**Work instructions**
Every line in the records below with the string "planar" needs to be copied out.

**Source data**

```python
class _Plan:

    def __init__(self, net: "BasicUNet", n: int, dims, device):
        f = net.features
        self.n, self.dims = n, tuple(dims)
        self.planar = net.spatial_dims == 2
        self.sp = [tuple(v if (self.planar and a == 0) else v >> l for a, v in enumerate(dims)) for l in range(5)]
        up = [f[1], f[2] // 2, f[3] // 2, f[4] // 2]
        dec_out = [f[5], f[1], f[2], f[3]]
        e = lambda c, l: torch.empty((n, c) + self.sp[l], dtype=torch.float32, device=device)
        nz = lambda c: torch.zeros((n, c, 4), dtype=torch.float32, device=device)
        self.cat = [e(f[l] + up[l], l) for l in range(4)]
        self.cat_nrm = [nz(f[l] + up[l]) for l in range(4)]
        for l in range(4):
            self.cat_nrm[l][:, f[l]:, 0] = 1.0
            self.cat_nrm[l][:, f[l]:, 2] = 1.0
        self.tmp = [e(max(f[l], dec_out[l]) if l < 4 else f[4], l) for l in range(5)]
        self.tmp_nrm = [nz(max(f[l], dec_out[l]) if l < 4 else f[4]) for l in range(5)]
        self.pool = [None] + [e(f[l - 1], l) for l in range(1, 5)]
        self.pool_min = [None] * 5
        self.pool_nrm = [None] + [nz(f[l - 1]) for l in range(1, 5)]
        self.odd = [any(v & 1 for a, v in enumerate(self.sp[l]) if not (self.planar and a == 0)) for l in range(4)]
        self.up_scratch = [torch.empty((n, up[l]) + tuple(v if (self.planar and a == 0) else 2 * v for a, v in enumerate(self.sp[l + 1])),
                                       dtype=torch.float32, device=device)
                           if self.odd[l] else None for l in range(4)]
        self.up_scratch_nrm = [nz(up[l]) if self.odd[l] else None for l in range(4)]
        self.x4, self.x4_nrm = e(f[4], 4), nz(f[4])
        self.u = [e(dec_out[l], l) for l in range(4)]
        self.u_nrm = [nz(dec_out[l]) for l in range(4)]
        self.up, self.dec_out = up, dec_out
        self.batchnorm = isinstance(net.conv_0.conv_0.adn.N, (nn.BatchNorm3d, nn.BatchNorm2d))
        self.interp = net.upsample == "nontrainable"
        self.shuffle = net.upsample == "pixelshuffle"
        self.sub = [e((4 if self.planar else 8) * up[l], l + 1) if self.shuffle else None for l in range(4)]
        self.low = [e(up[l], l + 1) if self.interp else None for l in range(4)]

    @staticmethod
    def _slope(net, adn: _ADN) -> float:
        return net._engine.scalar(adn.A.weight) if hasattr(adn, "A") else adn.negative_slope

    def _record(self, net, block: _Convolution, raw, stats, tiles, out_nrm) -> None:
        norm, slope = block.adn.N, self._slope(net, block.adn)
        if self.batchnorm:
            out_nrm.copy_(net._engine.bn_fold(norm, slope)[None].expand(out_nrm.shape[0], -1, -1))
        else:
            net._engine.norm_record(raw, stats, tiles, norm, slope, groups=norm.num_groups if isinstance(norm, nn.GroupNorm) else None, out=out_nrm)

    def _conv(self, net, block: _Convolution, x, x_nrm, out, out_nrm, bounded: bool = True, pool_level: int = 0) -> bool:
        _, cout, d, h, w = out.shape
        cin = x.shape[1]
        bounded = x_nrm is not None and bounded and not self.batchnorm
        pool = None
        if (pool_level and self._slope(net, block.adn) >= 0.0
                and self._poolable(net, ops.conv3d_k3_select(cin, cout, d, h, w, bounded=bounded), cin, cout, d, h, w, pool_level, x_nrm)):
            if self.pool_min[pool_level] is None:
                self.pool_min[pool_level] = torch.empty_like(self.pool[pool_level])
            pool = (self.pool[pool_level], self.pool_min[pool_level])
        _, stats, tiles = net._engine.conv3(block.conv, x, x_nrm, out=out, bounded=bounded, want_stats=net.fused_stats and not self.batchnorm, pool=pool)
        self._record(net, block, out, stats, tiles, out_nrm)
        if pool is not None:
            ops.pool_select(*pool, out_nrm)
        return pool is not None

    def _halves_cfg(self, net, l: int, cout: int, bounded: bool) -> int:
        f = net.features
        if not config.conv_halves() or self.batchnorm or not net.fused_stats or not bounded or 2 * f[l] != int(self.cat[l].shape[1]):
            return -1
        _, _, d, h, w = self.cat[l].shape
        cfg = ops.conv3d_k3_select(f[l], cout, d, h, w, bounded=True)
        if cfg != split_configs()[2] or ops.conv3d_k3_select(2 * f[l], cout, d, h, w, bounded=True) == cfg:
            return -1
        return cfg

    def _conv_halves(self, net, block: _Convolution, l: int, cfg: int, out, out_nrm) -> None:
        fl = net.features[l]
        for half in ((0, fl), (fl, 2 * fl)):
            net._engine.conv3_pack(block.conv, cfg, cin=half)
        stats, tiles = net._engine.conv3_split(block.conv, cfg, self.cat[l], self.cat_nrm[l], fl, out, bias_on="second")
        self._record(net, block, out, stats, tiles, out_nrm)

    def _poolable(self, net, cfg: int, cin: int, cout: int, d: int, h: int, w: int, level: int, x_nrm) -> bool:
        if self.planar or self.batchnorm or not net.fused_stats or x_nrm is None or not config.pool_fused():
            return False
        if tuple(self.sp[level]) != (d // 2, h // 2, w // 2) or tuple(self.pool[level].shape[1:]) != (cout, d // 2, h // 2, w // 2):
            return False
        return ops.conv3d_k3_pool_accepts(cfg, cin, cout, d, h, w)

    def _interpolate(self, up: _UpSample, src, src_nrm, low, dst) -> None:
        if hasattr(up, "preconv"):
            pc = up.preconv
            ops.conv1x1(src, src_nrm, pc.weight.view(pc.weight.shape[0], -1), pc.bias, low)
        else:
            ops.add_act(src, src_nrm, None, None, 1.0, low)
        n, c, d, h, w = low.shape
        osz = (d if self.planar else 2 * d, 2 * h, 2 * w)
        a = [1.0 if (self.planar or d == 1) else (d - 1) / (osz[0] - 1), (h - 1) / (osz[1] - 1), (w - 1) / (osz[2] - 1)]
        m = [a[0], 0, 0, 0, 0, a[1], 0, 0, 0, 0, a[2], 0]
        hi = ops.affine_resample(low.reshape(n * c, d, h, w), m, osz, "bilinear", "border", False, False)
        dst.copy_(hi.reshape((n, c) + osz))

    def _subpixel(self, net, conv: nn.Conv3d, src, src_nrm, sub, dst, dst_nrm) -> None:
        net._engine.conv3(conv, src, src_nrm, out=sub, bounded=src_nrm is not None and not self.batchnorm, want_stats=False)
        ops.pixelshuffle(sub, dst, 1 if self.planar else 2, True, dst_nrm)

    def _fusable(self, net, l: int, src: torch.Tensor, cout: int) -> bool:
        if self.interp or self.shuffle or self.planar or self.odd[l] or self.batchnorm or not net.fused_stats or not config.upcat_fused():
            return False
        if config.conv_algo() not in (config.CONV_ALGOS["auto"], config.CONV_ALGOS["h2"]):
            return False
        return ops.upconv_k4s2_accepts(int(src.shape[1]), int(cout), *self.sp[l + 1])

    def _upcat_fused(self, net, l: int, upc: "_UpCat", src, src_nrm, out, out_nrm) -> None:
        f, eng = net.features, net._engine
        block = upc.convs.conv_0
        conv, dec = block.conv, upc.upsample.deconv
        n, cout, d, h, w = out.shape
        skip, skip_nrm = self.cat[l][:, : f[l]], self.cat_nrm[l][:, : f[l]]
        cfg = ops.conv3d_k3_select(f[l], cout, d, h, w, bounded=True)
        packed_skip = eng.conv3_pack(conv, cfg, cin=(0, f[l]))
        packed_up, table = eng.upconv_pack(conv, dec, f[l])
        up_flops = 2.0 * 8 * int(src.shape[1]) * cout * d * h * w * n
        h2, _, hw = split_configs()
        if cfg in (h2, hw) and config.upcat_order() == "term_first":
            with _prof.span("upconv_k4s2", up_flops):
                ops.upconv_k4s2(src, src_nrm, packed_up, table, out, accumulate=False)
            stats, tiles = eng.launch3(cfg, skip, skip_nrm, packed_skip, conv.bias, out, accumulate=True)
        else:
            eng.launch3(cfg, skip, skip_nrm, packed_skip, conv.bias, out, want_stats=False)
            tiles = ops.upconv_k4s2_stat_tiles(*self.sp[l + 1])
            stats = eng.stats_buf(n * cout * tiles * 3, out.device)
            with _prof.span("upconv_k4s2", up_flops):
                ops.upconv_k4s2(src, src_nrm, packed_up, table, out, accumulate=True, stats=stats)
        self._record(net, block, out, stats, tiles, out_nrm)

    def run(self, net: "BasicUNet", x: torch.Tensor, logits: torch.Tensor) -> None:
        f = net.features
        downs = [None, net.down_1, net.down_2, net.down_3, net.down_4]
        ups = [net.upcat_1, net.upcat_2, net.upcat_3, net.upcat_4]

        t, tn = self.tmp[0][:, : f[0]], self.tmp_nrm[0][:, : f[0]]
        self._conv(net, net.conv_0.conv_0, x, None, t, tn)
        pooled = self._conv(net, net.conv_0.conv_1, t, tn, self.cat[0][:, : f[0]], self.cat_nrm[0][:, : f[0]], pool_level=1)
        for l in range(1, 5):
            skip, skip_nrm = self.cat[l - 1][:, : f[l - 1]], self.cat_nrm[l - 1][:, : f[l - 1]]
            if pooled:
                p_in, p_nrm = self.pool[l], skip_nrm
            else:
                ops.maxpool2(skip, skip_nrm, self.pool[l], self.pool_nrm[l])
                p_in, p_nrm = self.pool[l], self.pool_nrm[l]
            t, tn = self.tmp[l][:, : f[l]], self.tmp_nrm[l][:, : f[l]]
            self._conv(net, downs[l].convs.conv_0, p_in, p_nrm, t, tn)
            if l < 4:
                o, on = self.cat[l][:, : f[l]], self.cat_nrm[l][:, : f[l]]
            else:
                o, on = self.x4, self.x4_nrm
            pooled = self._conv(net, downs[l].convs.conv_1, t, tn, o, on, pool_level=l + 1 if l < 4 else 0)

        src, src_nrm = self.x4, self.x4_nrm
        for l in range(3, -1, -1):
            upc = ups[l]
            co = self.dec_out[l]
            t, tn = self.tmp[l][:, :co], self.tmp_nrm[l][:, :co]
            if self._fusable(net, l, src, co):
                self._upcat_fused(net, l, upc, src, src_nrm, t, tn)
            else:
                dst = self.up_scratch[l] if self.odd[l] else self.cat[l][:, f[l]:]
                dst_nrm = ops.nrm_identity(self.up_scratch_nrm[l] if self.odd[l] else self.cat_nrm[l][:, f[l]:])
                if self.interp:
                    self._interpolate(upc.upsample, src, src_nrm, self.low[l], dst)
                elif self.shuffle:
                    self._subpixel(net, upc.upsample.pixelshuffle.conv_block, src, src_nrm, self.sub[l], dst, dst_nrm)
                elif self.planar:
                    ops.deconv_ks(src, src_nrm, _w5(upc.upsample.deconv.weight).contiguous(), upc.upsample.deconv.bias, dst, (1, 2, 2), dst_nrm)
                else:
                    ops.deconv_k2s2(src, src_nrm, upc.upsample.deconv.weight, upc.upsample.deconv.bias, dst, dst_nrm, bounded=src_nrm is not None and not self.batchnorm)
                if self.odd[l]:
                    ops.pad_replicate(self.up_scratch[l], self.cat[l][:, f[l]:], self.up_scratch_nrm[l], self.cat_nrm[l][:, f[l]:])
                hcfg = self._halves_cfg(net, l, co, bounded=not self.interp)
                if hcfg >= 0:
                    self._conv_halves(net, upc.convs.conv_0, l, hcfg, t, tn)
                else:
                    self._conv(net, upc.convs.conv_0, self.cat[l], self.cat_nrm[l], t, tn, bounded=not self.interp)
            self._conv(net, upc.convs.conv_1, t, tn, self.u[l], self.u_nrm[l])
            src, src_nrm = self.u[l], self.u_nrm[l]

        fc = net.final_conv
        if isinstance(logits, tuple):
            ops.conv1x1_windows(src, src_nrm, fc.weight.view(fc.weight.shape[0], -1), fc.bias, logits[0], logits[1])
        else:
            ops.conv1x1(src, src_nrm, fc.weight.view(fc.weight.shape[0], -1), fc.bias, logits)
```

monai_amd/ops.py:

```python

from __future__ import annotations

import ctypes as C
from typing import Optional, Sequence

import torch

from . import _lib

Grid = Sequence[Sequence[int]]


def _s(t):
    return _lib.stream_ptr(t)


def window_extract(vol: torch.Tensor, grid: Grid, w0: int, nwin: int, roi: Sequence[int], out: torch.Tensor) -> torch.Tensor:
    _lib.require_device(vol, out)
    if vol.dim() != 4 or not vol.is_contiguous() or not out.is_contiguous():
        raise RuntimeError("monai_amd.window_extract: vol must be a contiguous [C,D,H,W] tensor")
    c, d, h, w = vol.shape
    sz, sy, sx = grid
    _lib.lib().call(
        "mh_window_extract_f32", _lib.ptr(vol), c, d, h, w, _lib.int_array(sz), len(sz), _lib.int_array(sy), len(sy),
# ... 81 lines not shown

def onehot(labels: torch.Tensor, num_classes: int) -> torch.Tensor:
    _lib.require_device(labels)
    if not labels.is_contiguous() or labels.shape[0] != 1:
        raise RuntimeError("monai_amd.onehot: contiguous [1, spatial] tensor required")
    out = torch.empty((int(num_classes),) + tuple(labels.shape[1:]), dtype=torch.float32, device=labels.device)
    if labels.numel():
        _lib.lib().call("mh_onehot_f32", _lib.ptr(labels), _lib.ptr(out), int(num_classes), int(labels.numel()), _s(labels))
    return out


def patch_accumulate(values: torch.Tensor, counts: torch.Tensor, patch: torch.Tensor, location: Sequence[int]) -> None:
    _lib.require_device(values, patch)
    _lib.require_device(counts, dtypes=(torch.uint8,))
    if not (values.is_contiguous() and counts.is_contiguous() and patch.is_contiguous()):
        raise RuntimeError("monai_amd.patch_accumulate: contiguous tensors required")
    sd = values.dim() - 2
    if sd < 1 or sd > 3 or patch.dim() != values.dim() or tuple(patch.shape[:2]) != tuple(values.shape[:2]) or counts.shape != values.shape:
        raise RuntimeError(f"monai_amd.patch_accumulate: shapes {tuple(values.shape)} / {tuple(counts.shape)} / {tuple(patch.shape)} do not match")
    pad = 3 - sd
    v3 = [1] * pad + [int(v) for v in values.shape[2:]]
    p3 = [1] * pad + [int(v) for v in patch.shape[2:]]
    l3 = [0] * pad + [int(v) for v in location]
    _lib.lib().call("mh_patch_accumulate_f32", _lib.ptr(values), _lib.ptr(counts), _lib.ptr(patch), int(values.shape[0] * values.shape[1]),
                    *v3, *p3, *l3, _s(values))


def patch_accumulate_batch(values: torch.Tensor, counts: torch.Tensor, patches: torch.Tensor, locations: Sequence[Sequence[int]]) -> None:
    _lib.require_device(values, patches)
    _lib.require_device(counts, dtypes=(torch.uint8,))
    if not (values.is_contiguous() and counts.is_contiguous() and patches.is_contiguous()):
        raise RuntimeError("monai_amd.patch_accumulate_batch: contiguous tensors required")
    sd, npatch = values.dim() - 2, len(locations)
    if (sd < 1 or sd > 3 or patches.dim() != values.dim() or npatch < 1 or patches.shape[0] != npatch * values.shape[0] or patches.shape[1] != values.shape[1]
            or counts.shape != values.shape):
        raise RuntimeError(f"monai_amd.patch_accumulate_batch: shapes {tuple(values.shape)} / {tuple(counts.shape)} / {tuple(patches.shape)} x {npatch} do not match")
    pad = 3 - sd
    v3 = [1] * pad + [int(v) for v in values.shape[2:]]
    p3 = [1] * pad + [int(v) for v in patches.shape[2:]]
    flat = [int(v) for loc in locations for v in ([0] * pad + list(loc))]
    _lib.lib().call("mh_patch_accumulate_batch_f32", _lib.ptr(values), _lib.ptr(counts), _lib.ptr(patches), npatch, _lib.int_array(flat),
                    int(values.shape[0] * values.shape[1]), *v3, *p3, _s(values))


def avg_finalize(values: torch.Tensor, counts: torch.Tensor) -> torch.Tensor:
    _lib.require_device(values)
    _lib.require_device(counts, dtypes=(torch.uint8,))
    if not (values.is_contiguous() and counts.is_contiguous()) or counts.shape != values.shape:
        raise RuntimeError("monai_amd.avg_finalize: contiguous tensors of one shape required")
    _lib.lib().call("mh_avg_finalize_f32", _lib.ptr(values), _lib.ptr(counts), int(values.numel()), _s(values))
    return values
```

**Problem solution**
        self.planar = net.spatial_dims == 2
        self.sp = [tuple(v if (self.planar and a == 0) else v >> l for a, v in enumerate(dims)) for l in range(5)]
        self.odd = [any(v & 1 for a, v in enumerate(self.sp[l]) if not (self.planar and a == 0)) for l in range(4)]
        self.up_scratch = [torch.empty((n, up[l]) + tuple(v if (self.planar and a == 0) else 2 * v for a, v in enumerate(self.sp[l + 1])),
        self.sub = [e((4 if self.planar else 8) * up[l], l + 1) if self.shuffle else None for l in range(4)]
        if self.planar or self.batchnorm or not net.fused_stats or x_nrm is None or not config.pool_fused():
        osz = (d if self.planar else 2 * d, 2 * h, 2 * w)
        a = [1.0 if (self.planar or d == 1) else (d - 1) / (osz[0] - 1), (h - 1) / (osz[1] - 1), (w - 1) / (osz[2] - 1)]
        ops.pixelshuffle(sub, dst, 1 if self.planar else 2, True, dst_nrm)
        if self.interp or self.shuffle or self.planar or self.odd[l] or self.batchnorm or not net.fused_stats or not config.upcat_fused():
                elif self.planar:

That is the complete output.